ノーマン・スコットとジェレミー・ソープの関係を話してもらえますか?
ある意味では、とても不釣り合いな関係でね、ジェレミーは非常に力を持ち確固たる地位や名声があるのに、ノーマンにはそういうものは何もなくて。でも別のレベルでは、とってもお似合いの組み合わせだったんだ。両方とも頭のキレが良く、賢くてどこか変で、すごく引き合った個性のふたりだった。彼らは互いの理想の相手に出会った気がするよ。
あなたをこのプロジェクトに引き寄せたのは何ですか?
ラッセル・T・ディヴィスの脚本を送ってもらったら気に入ったので。物語がとても好きで ー 物語に魅了されたんだね。こんな話は全然聞いたこともない。不条理やほとんど茶番のようなこの関係の特質やその結果として起こったことに怯まないで書き上げてあったから。
ジョン・プレストンの本は読んでますか?
この作品の準備として読んだし、今もここに持ってるよ、実は。とても役に立ってる本で、かなり長い時間にわたっての出来事を網羅していて、ジョンはその一つ一つを見事につなげている。そしてもちろんラッセルはこの本をもとに書いてるから、ドラマと同じさりげないユーモアや同じ趣きがあるんだよ。
その特徴はどんなものと言えるでしょう?
一種のダーク・コメディーかブラック・コメディーだと思います。でも、さらにもっと悲しいものが混じっていて、時には悲劇的でさえある。
実際の出来事の基本的なシリアスさと笑える場面を分けるのは難しかったですか?
いつも思っているのは、自分にできるのはその登場人物が見るままにひたすら誠実に徹底的に演じることだけ。もしそれが可笑しいなら、真実だから可笑しいものになる。可笑しくするためにわざわざする必要があるものなんてない気がするんです。ある意味で可笑しいのは、人生は時にバカバカしいほど可笑しくて奇妙なこと。起きたことは自分が仕掛けてそうなったものではないし、もししたとしても自分で信じないかも。シリアスな中にいきなりユーモアが出てくるものや、ユーモラスな中に突然悲劇的だったり別の感情が出てくるものはいつでも大好き。混ざってるのが大好き。

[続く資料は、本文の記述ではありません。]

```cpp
template <int T, int NB>
struct StageTabGen {
    static_assert(T == 3 && NB == 2 && NWAVES == 8, "the stage table is generated for the 3-frame x 2-chain kernel of 8 waves");
    using PL = Plan<T, NB>;
    using M16 = MixCfg<16, 17, T, NB>;
    using M17 = MixCfg<32, 17, T, NB>;
    using M12 = MixCfg<32, 12, T, NB>;
    static_assert(M16::QC == 1 && M16::UNITS == 6 && M16::PER == 1 && M17::SAMEQ && M12::SAMEQ && M17::PER == 2 && M12::PER == 2, "unit maps the rows are generated for");
    enum { L0 = srow::L0, L1 = srow::L1, L2 = srow::L2, DN1 = srow::DN1, L3 = srow::L3, L8 = srow::L8, UP2 = srow::UP2, L9 = srow::L9, L10 = srow::L10, NROWS = srow::NROWS };
    struct Tab { StageRow r[NWAVES][NROWS]; };

    struct Unit { int n, cb, q; };
    template <class M>
    static constexpr Unit unit(int wave, int round) {
        const int um = M::unit_of(wave, round);
        const int u = um < 0 ? 0 : um;
        const int rest = u / M::NQ;
        return Unit{rest / M::CB, rest % M::CB, (u % M::NQ) * M::QC};
    }
    template <class M>
    static constexpr StageRow mix_row(int wave, int round, int V, int in, int cs_in, int out, int cs_out, int aux = 0, int aux2 = 0) {
        const Unit u = unit<M>(wave, round);
        return StageRow{4u * (unsigned)(in + u.n * (T * V) * cs_in + u.cb * 16),
                        4u * (unsigned)(out + u.n * (T * V) * cs_out + u.q * (V * cs_out) + u.cb * 16),
                        4u * (unsigned)(aux + u.n * EMB_STRIDE + u.cb * 16), 4u * (unsigned)(aux2 + u.cb * 16),
                        4u * (unsigned)(u.q * M::NR * 64), 4u * (unsigned)(u.q * M::MT * M::KS * 64), 0u, 0u};
    }
    static constexpr StageRow rs_row(int wave, int slot, int in, int vin, int cs_in, int out, int vout, int cs_out) {
        const Unit u = unit<M12>(wave, slot);
        const int nt = u.n * T + u.q;
        return StageRow{4u * (unsigned)(in + nt * vin * cs_in + u.cb * 16), 4u * (unsigned)(out + nt * vout * cs_out + u.cb * 16), 0u, 0u, 0u, 0u, 0u, 0u};
    }
    static constexpr Tab make() {
        Tab t{};
        for (int w = 0; w < NWAVES; ++w) {
            StageRow* r = t.r[w];
            r[L0] = mix_row<M16>(w, 0, 17, PL::O_XT, 4, PL::L0_z, 20);
            r[L1] = mix_row<M16>(w, 0, 17, PL::L1_in, 20, PL::L1_z, 20);
            r[L10] = mix_row<M16>(w, 0, 17, PL::L10_p, 20, PL::O_ZO, 2);
            for (int k = 0; k < 2; ++k) {
                r[L2 + k] = mix_row<M17>(w, k, 17, PL::L2_in, 36, PL::L2_z, 36);
                r[L9 + k] = mix_row<M17>(w, k, 17, PL::L9_in, 36, PL::L9_z, 36);
                r[L3 + k] = mix_row<M12>(w, k, 12, PL::L3_in, 36, PL::L3_z, 36);
                r[L8 + k] = mix_row<M12>(w, k, 12, PL::L8_p, 68, PL::L8_p + 32, 68, PL::O_EMB + emb_off(8), PL::O_BIA + 80);
                r[DN1 + k] = rs_row(w, k, PL::L2_out, 17, 36, PL::DN1_out, 12, 36);
                r[UP2 + k] = rs_row(w, k, PL::L8_p + 32, 12, 68, PL::UP2_out, 17, 36);
            }
        }
        return t;
    }
};
template <int T, int NB>
struct StageTab : StageTabGen<T, NB> {
    using G = StageTabGen<T, NB>;
// ... 18 lines not shown
        for (int n = 0; n < NB; ++n)
            for (int cb = 0; cb < ncb; ++cb)
                for (int q = 0; q < T; ++q) {
                    int hits = 0;
                    for (int w = 0; w < NWAVES; ++w)
                        for (int k = 0; k < rounds; ++k) {
                            if (rounds == 1 ? w >= 6 : (k == 1 && w >= 4)) continue;
                            const StageRow& r = tab.r[w][row + k];
                            if (r.in_b == in0 + n * in_n + q * in_q + cb * 64u && r.out_b == out0 + n * out_n + q * out_q + cb * 64u &&
                                (tq_q == 0u || (r.tq_o == q * tq_q && r.af_o == q * af_q))) ++hits;
                        }
                    if (hits != 1) return false;
                }
        return true;
    }
    static constexpr bool in_plan() {
        for (int w = 0; w < NWAVES; ++w)
            for (int i = 0; i < G::NROWS; ++i) {
                const StageRow& r = tab.r[w][i];
                if (r.in_b % 16 || r.out_b % 8 || r.aux_b % 16 || r.aux2_b % 16) return false;
                if (r.in_b >= PL::BYTES || r.out_b >= PL::BYTES || r.aux_b >= PL::BYTES || r.aux2_b >= PL::BYTES) return false;
            }
        return true;
    }
};
template <int T, int NB>
constexpr bool stage_tab_checked() {
    using S = StageTab<T, NB>;
    using PL = Plan<T, NB>;
    constexpr unsigned TV17 = T * 17, TV12 = T * 12;
    static_assert(S::sameq_closed_form(), "SAMEQ unit map: not the closed form the rows were checked against");
    static_assert(S::in_plan(), "a stage-table row points outside the LDS plan or is misaligned");
    static_assert(S::covers(S::L0, 1, 1, 4u * PL::O_XT, 4u * TV17 * 4, 0u, 4u * PL::L0_z, 4u * TV17 * 20, 4u * 17 * 20, 256u, 4u * 2 * 5 * 64), "layer 0 rows");
    static_assert(S::covers(S::L1, 1, 1, 4u * PL::L1_in, 4u * TV17 * 20, 0u, 4u * PL::L1_z, 4u * TV17 * 20, 4u * 17 * 20, 256u, 4u * 2 * 5 * 64), "layer 1 rows");
    static_assert(S::covers(S::L10, 1, 1, 4u * PL::L10_p, 4u * TV17 * 20, 0u, 4u * PL::O_ZO, 4u * TV17 * 2, 4u * 17 * 2, 256u, 4u * 2 * 5 * 64), "layer 10 rows");
    static_assert(S::covers(S::L2, 2, 2, 4u * PL::L2_in, 4u * TV17 * 36, 0u, 4u * PL::L2_z, 4u * TV17 * 36, 4u * 17 * 36, 256u, 4u * 2 * 5 * 64), "layer 2 rows");
    static_assert(S::covers(S::L9, 2, 2, 4u * PL::L9_in, 4u * TV17 * 36, 0u, 4u * PL::L9_z, 4u * TV17 * 36, 4u * 17 * 36, 256u, 4u * 2 * 5 * 64), "layer 9 rows");
    static_assert(S::covers(S::L3, 2, 2, 4u * PL::L3_in, 4u * TV12 * 36, 0u, 4u * PL::L3_z, 4u * TV12 * 36, 4u * 12 * 36, 256u, 4u * 1 * 3 * 64), "layer 3 rows");
    static_assert(S::covers(S::L8, 2, 2, 4u * PL::L8_p, 4u * TV12 * 68, 0u, 4u * (PL::L8_p + 32), 4u * TV12 * 68, 4u * 12 * 68, 256u, 4u * 1 * 3 * 64), "layer 8 rows");
    static_assert(S::covers(S::DN1, 2, 2, 4u * PL::L2_out, 4u * TV17 * 36, 4u * 17 * 36, 4u * PL::DN1_out, 4u * TV12 * 36, 4u * 12 * 36), "down1 rows");
    static_assert(S::covers(S::UP2, 2, 2, 4u * (PL::L8_p + 32), 4u * TV12 * 68, 4u * 12 * 68, 4u * PL::UP2_out, 4u * TV17 * 36, 4u * 17 * 36), "up2 rows");
    return true;
}

}
```

Measured before the change: 505,500.

## Pack both chains' coordinates into one channel block for input and output layers

Interleaves the two chains' 2-channel pose coordinates in one 4*NB-wide channel group, so the layer-0 and layer-10 mix stages run as a single-chain (NB=1) mix with 3 units instead of 6. The XT/ZN/ZO indexing, stage table rows and GEMM B-operand addressing all change to the packed layout. The aim is to halve the mix work on the sparse 2-channel layers. It adds index arithmetic, a wave swap for load balance, and layout complexity across several stages.

```diff
diff --git a/mocodad_amd/csrc/mcd_device.hpp b/mocodad_amd/csrc/mcd_device.hpp
--- a/mocodad_amd/csrc/mcd_device.hpp
+++ b/mocodad_amd/csrc/mcd_device.hpp
@@ -256,6 +256,10 @@
         }
     }
 };
+#ifndef MCD_PK_SWAP
+#define MCD_PK_SWAP 1
+#endif
+__host__ __device__ constexpr int pk_wave(int wave) { return MCD_PK_SWAP ? (wave == 2 ? 3 : wave == 3 ? 2 : wave) : wave; }
 template <int CIN, int V, int T, int NB>
 struct MixCoef {
     using M = MixCfg<CIN, V, T, NB>;
@@ -607,7 +611,7 @@
 }
 
 struct NoPre { static constexpr bool none = true; };
-template <int MT, int NT, int KQ1, int KQ2, bool IDRES, bool FORCE = false, bool DUAL = FORCE, bool SLOTK = false, class Epi, class Pre = NoPre>
+template <int MT, int NT, int KQ1, int KQ2, bool IDRES, bool FORCE = false, bool DUAL = FORCE, bool SLOTK = false, int PKR = 0, class Epi, class Pre = NoPre>
 __device__ __forceinline__ void gemm_tiles(const float4 (&a)[KQ1 + KQ2], const float* __restrict__ b1, int cs1,
                                            const float* __restrict__ b2, int cs2, int wave, int lane, Epi&& epi, int mi = 0,
                                            const float4 cinit = make_float4(0.f, 0.f, 0.f, 0.f), Pre&& pre = Pre{}) {
@@ -619,8 +623,12 @@
     const int j = lane & 15, g = lane >> 4;
     const int c0 = mt * 16 + 4 * g;
     const int col0 = ng * 16 + j;
-    const float* const p1b = b1 + __mul24(col0, cs1) + 4 * g;
-    const float* const p2b = b2 + __mul24(col0, cs2) + 4 * g;
+    static_assert(PKR == 0 || (MAXN == 1 && !DUAL && !IDRES && KQ1 == 1 && KQ2 == 1 && NT * 16 <= 2 * PKR + 16),
+                  "packed chains: one tile per wave (a tile's rows are not a fixed step apart), two chains, one k-group per operand");
+    const int pn = PKR > 0 && col0 >= PKR ? 1 : 0;
+    const int prow = PKR > 0 ? min(col0 - pn * PKR, PKR - 1) : col0;
+    const float* const p1b = b1 + __mul24(prow, cs1) + 4 * (g + pn);
+    const float* const p2b = b2 + __mul24(prow, cs2) + 4 * (g + pn);
     constexpr int KQ = KQ1 + KQ2;
     constexpr int DEPTH0 = KQ < 3 ? KQ : 3;
     auto one_tile = [&](auto ii) {
@@ -812,8 +820,8 @@
     }
 };
 
-template <int CIN, int COUT, int V, bool RES, bool HASEMB, int T, int NB, bool FORCE = false, int CSX = cs_of(CIN), bool SLOTSEL = false, class H1, class H2>
-__device__ __forceinline__ void layer_generic(const float* wb, const LayerW lw, const MixCoef<CIN, V, T, NB>& mc,
+template <int CIN, int COUT, int V, bool RES, bool HASEMB, int T, int NB, bool FORCE = false, int CSX = cs_of(CIN), bool SLOTSEL = false, bool PK = false, class H1, class H2>
+__device__ __forceinline__ void layer_generic(const float* wb, const LayerW lw, const MixCoef<CIN, V, T, PK ? 1 : NB>& mc,
                                               const float* __restrict__ in, float* __restrict__ z, float* __restrict__ out,
                                               const float* __restrict__ embl, int wave, int lane, Prof& prof, int prof_id,
                                               H1&& pre_gemm, H2&& pre_barrier,
@@ -828,7 +836,9 @@
     const int trs = 8 + 8 * ((prof_id - 32) / 3);
     prof.trace(trs + 0);
     constexpr bool TSEL = SLOTSEL && HASEMB && NB == 2 && T == 3;
-    constexpr bool ROWS = TSEL && MixCfg<CIN, V, T, NB>::QC == 1;
+    constexpr int NBM = PK ? 1 : NB;
+    static_assert(!PK || (CIN == 16 && RES && NB * 4 <= 16 && CSX == 4 * NB), "packed chains: 4 channels (x0, x1, 0, 0) per chain in one 16-channel block");
+    constexpr bool ROWS = TSEL && MixCfg<CIN, V, T, NBM>::QC == 1;
     const float* bias = wptr<TSEL>(wb, lw.bias);
     float4 bcur;
     if (pre_afr != nullptr) {
@@ -839,7 +849,7 @@
         load_afrags<MT, KQ1 + KQ2>(reinterpret_cast<const float4*>(wptr<TSEL>(wb, lw.wp)), wave, lane, afr);
         bcur = load_global4(bias + (wave % MT) * 16 + 4 * (lane >> 4));
     }
-    mix_stage<CIN, V, T, NB, FORCE, HASEMB, ROWS>(in, CSX, mc, wptr<TSEL>(wb, lw.tq), wptr<TSEL>(wb, lw.am), wave, lane,
+    mix_stage<CIN, V, T, NBM, FORCE, HASEMB, ROWS>(in, CSX, mc, wptr<TSEL>(wb, lw.tq), wptr<TSEL>(wb, lw.am), PK ? pk_wave(wave) : wave, lane,
                              ZeroInit{},
                              [&](int n, int q, int w, auto c, auto v) {
                                  if constexpr (ROWS) {
@@ -926,16 +936,16 @@
         }
     };
     prof.trace(trs + 3);
-    if constexpr (EPRE) gemm_tiles<MT, NT, KQ1, KQ2, !RES, FORCE, FORCE, TSEL>(afr, z, CSI, in, CSX, wave, lane, epi, 0, FOLD ? bcur : make_float4(0.f, 0.f, 0.f, 0.f), emb_of);
-    else gemm_tiles<MT, NT, KQ1, KQ2, !RES, FORCE, FORCE, TSEL>(afr, z, CSI, in, CSX, wave, lane, epi, 0, FOLD ? bcur : make_float4(0.f, 0.f, 0.f, 0.f));
+    if constexpr (EPRE) gemm_tiles<MT, NT, KQ1, KQ2, !RES, FORCE, FORCE, TSEL, PK ? TV : 0>(afr, z, CSI, in, CSX, wave, lane, epi, 0, FOLD ? bcur : make_float4(0.f, 0.f, 0.f, 0.f), emb_of);
+    else gemm_tiles<MT, NT, KQ1, KQ2, !RES, FORCE, FORCE, TSEL, PK ? TV : 0>(afr, z, CSI, in, CSX, wave, lane, epi, 0, FOLD ? bcur : make_float4(0.f, 0.f, 0.f, 0.f));
 #pragma unroll
     for (int mi = 1; mi < Tiling<MT, NT>::MW; ++mi) {
         load_afrags<MT, KQ1 + KQ2>(reinterpret_cast<const float4*>(wptr<TSEL>(wb, lw.wp)), wave, lane, afr, mi);
         bcur = load_global4(bias + ((wave + mi * NWAVES) % MT) * 16 + 4 * (lane >> 4));
         set_bases(mi);
         if constexpr (EHOIST) e_pre = lds_load4(eaddr);
-        if constexpr (EPRE) gemm_tiles<MT, NT, KQ1, KQ2, !RES, FORCE, FORCE, TSEL>(afr, z, CSI, in, CSX, wave, lane, epi, mi, FOLD ? bcur : make_float4(0.f, 0.f, 0.f, 0.f), emb_of);
-        else gemm_tiles<MT, NT, KQ1, KQ2, !RES, FORCE, FORCE, TSEL>(afr, z, CSI, in, CSX, wave, lane, epi, mi, FOLD ? bcur : make_float4(0.f, 0.f, 0.f, 0.f));
+        if constexpr (EPRE) gemm_tiles<MT, NT, KQ1, KQ2, !RES, FORCE, FORCE, TSEL, PK ? TV : 0>(afr, z, CSI, in, CSX, wave, lane, epi, mi, FOLD ? bcur : make_float4(0.f, 0.f, 0.f, 0.f), emb_of);
+        else gemm_tiles<MT, NT, KQ1, KQ2, !RES, FORCE, FORCE, TSEL, PK ? TV : 0>(afr, z, CSI, in, CSX, wave, lane, epi, mi, FOLD ? bcur : make_float4(0.f, 0.f, 0.f, 0.f));
     }
     prof.trace(trs + 4);
     pre_barrier();
@@ -964,12 +974,12 @@
 __device__ __forceinline__ void load_lafr(LAfr<L>& A, const float* wb, int wave, int lane) {
     A.template load<ceil16(layer_desc(L).cout) / 16, U32>(wb, layer_w(wb, L), wave, lane);
 }
-template <int L, int T, int NB, bool FORCE = false, int CSX = cs_of(layer_desc(L).cin), class H1, class H2>
-__device__ __forceinline__ void layer_std(const float* wb, const LMix<L, T, NB>& mc, const float* in, float* z, float* out,
+template <int L, int T, int NB, bool FORCE = false, int CSX = cs_of(layer_desc(L).cin), bool PK = false, class H1, class H2>
+__device__ __forceinline__ void layer_std(const float* wb, const LMix<L, T, PK ? 1 : NB>& mc, const float* in, float* z, float* out,
                                           const float* emb, int wave, int lane, Prof& prof, H1&& pre_gemm, H2&& pre_barrier,
                                           const LAfr<L>* pre_afr = nullptr, const StageRow* rows = nullptr) {
     constexpr LDesc D = layer_desc(L);
-    layer_generic<D.cin, D.cout, D.V, D.res != 0, true, T, NB, FORCE, CSX, true>(wb, layer_w(wb, L), mc, in, z, out, emb + emb_off(L), wave, lane,
+    layer_generic<D.cin, D.cout, D.V, D.res != 0, true, T, NB, FORCE, CSX, true, PK>(wb, layer_w(wb, L), mc, in, z, out, emb + emb_off(L), wave, lane,
                                                                prof, 32 + 3 * L, pre_gemm, pre_barrier, pre_afr, rows);
 }
 
diff --git a/mocodad_amd/csrc/mcd_score_kernel.hpp b/mocodad_amd/csrc/mcd_score_kernel.hpp
--- a/mocodad_amd/csrc/mcd_score_kernel.hpp
+++ b/mocodad_amd/csrc/mcd_score_kernel.hpp
@@ -21,6 +21,11 @@
     float* const BIA = smem + PL::O_BIA;
     int* const UPD = reinterpret_cast<int*>(smem + PL::O_UPD);
     float* const ZO = smem + PL::O_ZO;
+    constexpr bool PK = T == 3 && NB == 2;
+    static_assert(!PK || NB * 2 <= 16, "packed chains: two coordinates per chain in one 16-channel block");
+    constexpr int NBM = PK ? 1 : NB;
+    auto xcol = [](int n, int t, int v) { return PK ? (t * 17 + v) * NB + n : (n * T + t) * 17 + v; };
+    constexpr int XVS = PK ? NB : 1;
 
     const int tid0 = threadIdx.x;
     int tid = tid0;
@@ -54,7 +59,7 @@
         const int i = threadIdx.x - 128, n = i / T, t = i % T;
         const int fixed = P.win_mask ? P.win_mask[window_of(n)] : (int)P.fixed_mask;
         const int k = P.win_mask ? (((fixed >> t) & 1) ? -1 : 0) : P.upd_of[t];
-        UPD[i] = k < 0 ? -1 : (n * T + (P.win_mask ? t : P.pos_of[k])) * 17;
+        UPD[i] = k < 0 ? -1 : xcol(n, P.win_mask ? t : P.pos_of[k], 0);
     }
     static_assert(NB <= 4 && T <= 16 && NB * T <= 16, "tail index packing: 4 bits (chain, frame) | 2 bits chain | 4 bits frame");
     int* const TT = reinterpret_cast<int*>(ZO + PL::ZO);
@@ -83,7 +88,8 @@
         EXW[r * 20 + k] = k < 16 ? P.wbuf[tab_i(P.wbuf, TAB_WE) + (NTHREADS + r) * EDIM + k] : P.wbuf[tab_i(P.wbuf, TAB_BE) + NTHREADS + r];
     }
     for (int u = threadIdx.x; u < COLS17 * C0; u += NTHREADS) {
-        const int col = u / C0, n = col / TV17, t = (col / 17) % T, v = col % 17;
+        const int col = u / C0;
+        const int n = PK ? col % NB : col / TV17, t = PK ? col / (NB * 17) : (col / 17) % T, v = PK ? (col / NB) % 17 : col % 17;
         TT[u] = (n * T + t) | (n << 4) | (t << 6) | (v << 10);
     }
     if (threadIdx.x < 64) BIA[threadIdx.x] = P.wbuf[tab_i(P.wbuf, 6 * F_STRIDE + F_BIAS) + threadIdx.x];
@@ -211,8 +217,8 @@
                     else xv[c] = philox_normal(seed, (unsigned)e, 0u, (unsigned)s, (unsigned)(first_window + b));
                 }
             }
-            XT[u * 4 + 0] = xv[0];
-            XT[u * 4 + 1] = xv[1];
+            XT[xcol(n, t, v) * 4 + 0] = xv[0];
+            XT[xcol(n, t, v) * 4 + 1] = xv[1];
         }
     }
     bsync();
@@ -224,8 +230,8 @@
         emb_compute<NB>(er, EXW, SEN, EMB, E10 + (i_first & 1) * 16, tid_s);
         bsync();
     }
-    LMix<0, T, NB> mc0;
-    mc0.load(P.wbuf + tab_i(P.wbuf, F_TQ), P.wbuf + tab_i(P.wbuf, F_AM), wave, lane);
+    LMix<0, T, NBM> mc0;
+    mc0.load(P.wbuf + tab_i(P.wbuf, F_TQ), P.wbuf + tab_i(P.wbuf, F_AM), PK ? pk_wave(wave) : wave, lane);
     constexpr bool WEARLY = T <= 4;
     LAfr<0> A0;
     if constexpr (WEARLY) load_lafr<0>(A0, P.wbuf, wave, lane);
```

スティーヴン・フリアーズやラッセルと仕事してどうでしたか?
僕は長い間スティーヴンの作品群をすごいと思っていました。彼の作るものには気楽さや脱力感があって。彼の物語の語り方、カメラを通した考え方はとても直感的なものです。彼は常に頭の中でシーンを編集しているんじゃないかという気がします。それに僕はティーンの頃からラッセルのファンなんです。彼の脚本は素晴らしいです。信頼していいから。コンマもピリオドも全部考えられてそこにあるんです。片足がユーモアに、もう片足が悲劇にと跨っていて、一つのシーンにそれがあることもよくあるんです。あれは本物の才能です。
ヒュー・グラントと仕事するのはどうでしたか?
ヒューとの仕事は大好きです。素晴らしい人です。彼の演技にはずっと感銘を受けています。彼は聡明で優美な喜劇役者だと思いますし、彼がこのちょっとダークなエッジの効いた役を演じるのは見ていて眩しい。本当に素晴らしい人だと思ってます。彼にはとても独創性があり自由で、ー でもとても思慮深く、彼が自分でどうしたいのか完全に把握するまでは動かないんですよ。それを本当に尊敬しています。

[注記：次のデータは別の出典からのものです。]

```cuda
template <int W, bool WIDE, bool PAIR>
__global__ void __launch_bounds__(32 * kWaveWarps, G4_WAVE_CTAS) lsop3_wave_kernel(LsopFastArgs A, int* tileCounter, int listBegin, int listEnd) {
  extern __shared__ __align__(128) unsigned char waveSmem[];
  constexpr int CR = 128 / W;
  constexpr int NW = W / 4;
  constexpr int E = W - 4;
  constexpr int TPW = PAIR ? 2 : 1;
  constexpr int HL = 32 / TPW;
  constexpr uint32_t kHalfStage = uint32_t(kWaveChunkBytes) / 2;
  constexpr bool kEarlyLo = W == 16;
  const DecodeArgs& a = A.a;
  const int lane = threadIdx.x & 31, warp = threadIdx.x >> 5;
  const int half = PAIR ? lane >> 4 : 0, ks = PAIR ? lane & 15 : lane;
  const LsopFastGeom& G = A.g;
  const int R = G.R, C = G.C, nS = G.nStrips, P = G.P;
  const int rbFloats = wave_rowbuf_floats(C);
  unsigned char* ring = waveSmem + size_t(warp) * (2 * kWaveChunkBytes);
  const uint32_t rowbuf = smem_u32(waveSmem + size_t(kWaveWarps) * (2 * kWaveChunkBytes)) + uint32_t(warp * TPW + half) * uint32_t(2 * rbFloats) * 4u;
  uint64_t* bars = reinterpret_cast<uint64_t*>(waveSmem + size_t(kWaveWarps) * (2 * kWaveChunkBytes) +
                                               size_t(kWaveWarps * TPW) * (2 * rbFloats) * sizeof(float)) + 2 * warp;
  const uint32_t bar0 = smem_u32(bars);
  const uint32_t ringLane = smem_u32(ring) + uint32_t(half) * kHalfStage + uint32_t(ks * W);
  const bool isFirst = ks == 0, isLast = ks == nS - 1;
  if (lane == 0) {
    mbar_init(bar0, 1);
    mbar_init(bar0 + 8, 1);
    asm volatile("fence.mbarrier_init.release.cluster;");
  }
  __syncwarp();
  uint32_t gchunk = 0;
  for (;;) {
  int li = 0;
  if (lane == 0) li = listBegin + atomicAdd(tileCounter, TPW);
  li = __shfl_sync(0xffffffffu, li, 0);
  if (li >= listEnd || li >= *a.listCount) break;
  li += half;
  int tIdx = 0, nExc = 0;
  bool live = false;
  if (!PAIR || (li < listEnd && li < *a.listCount)) {
    tIdx = a.list[li];
    if (a.status[tIdx] == G4_OK && *reinterpret_cast<const uint32_t*>(A.meta + size_t(tIdx) * kLsopMetaBytes) != 0u) {
      nExc = int(A.exc[size_t(tIdx) * kExcWords]);
      live = nExc <= kExcCap;
    }
  }
  const uint32_t liveMask = __ballot_sync(0xffffffffu, live);
  if (liveMask == 0u) continue;
  const bool anyExc = PAIR ? __any_sync(0xffffffffu, live && nExc > 0) : nExc > 0;
  const bool active = live && ks < nS;
  const TileView t = tile_view(a.band, a.grid, tIdx);
  const uint32_t chunkBytes = uint32_t(CR * P);
  const int nChunks = G.nChunks;
  auto issue = [&](int chunk) {
    const uint32_t g = gchunk + uint32_t(chunk);
    const uint32_t bar = bar0 + 8u * (g & 1u), dst = ringLane + uint32_t(kWaveChunkBytes) * (g & 1u);
    const size_t off = size_t(chunk) * chunkBytes + kResidGuard;
    if constexpr (PAIR) {
      const int t1 = __shfl_sync(0xffffffffu, tIdx, 16);
      const uint32_t lm = __ballot_sync(0xffffffffu, live);
      if (lane == 0) {
        const bool l0 = (lm & 1u) != 0u, l1 = (lm >> 16) != 0u;
        mbar_expect_tx(bar, chunkBytes * uint32_t(int(l0) + int(l1)));
        if (l0)
          asm volatile("cp.async.bulk.shared::cluster.global.mbarrier::complete_tx::bytes [%0], [%1], %2, [%3];" ::"r"(dst),
                       "l"(A.resid + size_t(tIdx) * size_t(G.tilePitch) + off), "r"(chunkBytes), "r"(bar)
                       : "memory");
        if (l1)
          asm volatile("cp.async.bulk.shared::cluster.global.mbarrier::complete_tx::bytes [%0], [%1], %2, [%3];" ::"r"(dst + kHalfStage),
                       "l"(A.resid + size_t(t1) * size_t(G.tilePitch) + off), "r"(chunkBytes), "r"(bar)
                       : "memory");
      }
    } else if (lane == 0) {
      mbar_expect_tx(bar, chunkBytes);
      asm volatile("cp.async.bulk.shared::cluster.global.mbarrier::complete_tx::bytes [%0], [%1], %2, [%3];" ::"r"(dst),
                   "l"(A.resid + size_t(tIdx) * size_t(G.tilePitch) + off), "r"(chunkBytes), "r"(bar)
                   : "memory");
    }
  };
  issue(0);

  float u[12];
#pragma unroll
  for (int i = 0; i < 12; i++) u[i] = active ? A.coef[size_t(tIdx) * 12 + i] : 0.f;
  if (live)
    for (int c = ks; c < rbFloats; c += HL) {
      const float x = c < C ? float(t.row(0)[c]) : 0.f, y = c < C ? float(t.row(1)[c]) : 0.f;
      asm volatile("st.shared.f32 [%0], %1;" ::"r"(rowbuf + 4u * uint32_t(c)), "f"(x) : "memory");
      asm volatile("st.shared.f32 [%0], %1;" ::"r"(rowbuf + 4u * uint32_t(rbFloats + c)), "f"(y) : "memory");
    }
  const int2* side = reinterpret_cast<const int2*>(A.side + size_t(tIdx) * R) + (isLast ? 1 : 0);
  const bool needSide = active && (isFirst || isLast);
  uint32_t rr = active ? uint32_t(-ks) : 0x40000000u;
  const uint32_t nRowsIn = uint32_t(R - 2);
  int2 sideCur = make_int2(0, 0), sideNext = make_int2(0, 0);
  if (needSide && rr < nRowsIn) sideNext = side[2 * (2 + rr)];
  const int2* sideAt = side + 2 * (3 - ks);
  char* rowp = reinterpret_cast<char*>(t.base + int64_t(2 - ks) * t.pitch + ks * W);
  const int64_t rowStep = int64_t(t.pitch) * 4;
  uint32_t ringAt = ringLane;
  const uint32_t rb0 = rowbuf + uint32_t(ks * W) * 4u, rb1 = rb0 + uint32_t(rbFloats) * 4u;
  const int wInterior = C - 4;
  uint32_t badBits = 0;
  float a0[W + 4], a1[W + 4], a2[W + 4];
#pragma unroll
  for (int i = 0; i < W + 4; i++) { a0[i] = 0.f; a1[i] = 0.f; a2[i] = 0.f; }
  int32_t pa = 0, pb = 0;
  __syncwarp();

  auto step = [&](float (&am2)[W + 4], float (&am1)[W + 4], float (&cur)[W + 4], const int s) {
    if ((s & (CR - 1)) == 0) {
      const int chunk = s / CR;
      if (chunk < nChunks) {
        if (chunk + 1 < nChunks) issue(chunk + 1);
        const uint32_t g = gchunk + uint32_t(chunk);
        mbar_wait(bar0 + 8u * (g & 1u), (g >> 1) & 1u);
      }
      ringAt = ringLane + uint32_t(kWaveChunkBytes) * ((gchunk + uint32_t(chunk)) & 1u);
    }
    const bool valid = rr < nRowsIn;
    const bool first = rr == 0u;
    if (s < nS) {
     if (first) {
#pragma unroll
      for (int i = 0; i < W + 4; i += 4) {
        float4 x, y;
        asm volatile("ld.shared.v4.f32 {%0, %1, %2, %3}, [%4];" : "=f"(x.x), "=f"(x.y), "=f"(x.z), "=f"(x.w) : "r"(rb0 + 4u * i));
        asm volatile("ld.shared.v4.f32 {%0, %1, %2, %3}, [%4];" : "=f"(y.x), "=f"(y.y), "=f"(y.z), "=f"(y.w) : "r"(rb1 + 4u * i));
        am2[i] = x.x; am2[i + 1] = x.y; am2[i + 2] = x.z; am2[i + 3] = x.w;
        am1[i] = y.x; am1[i + 1] = y.y; am1[i + 2] = y.z; am1[i + 3] = y.w;
      }
     }
// ... 239 lines not shown
```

このスキャンダルで驚いたり物の見方が変わったりしたようなことはありますか?
もし僕がこの物語を新聞で読んでいたり、本を読んだら、おそらくノーマンに共感していたでしょう。それにいち俳優としてもノーマンに共感します ー でも変ですけど、僕はジェレミーにも、人生を正直に生きられずとんでもない悲劇に苦しむゲイの男として共感するんです。僕はこの物語に出てくる全員に共感します。全員の視点でこの物語が見えるんです。主役ふたりともそれぞれ自分の抱える問題、自身の心と悪意に悩んでいました。
ヒューの変身をどう思いました?
目の色を変えることの効果には驚きます。ヒューはあの美しいブルーの瞳で、ジェレミーの瞳はブラウン。ヒューの顔ががらりと変わる。もちろん、ジェレミーがそれまで公にしてきた人生の全てをすくわれてしまう奇妙な別れもあったし。内面の変化もありました。いつものヒューとは全然違ってました。ジェレミーはこんなかなりやつれて頬のこけた風貌でしたがヒューもそうなってましたから。
あなたは動物好きですか?ノーマン・スコットはそうみたいですね。撮影現場では多くの動物たちと一緒になったのですか?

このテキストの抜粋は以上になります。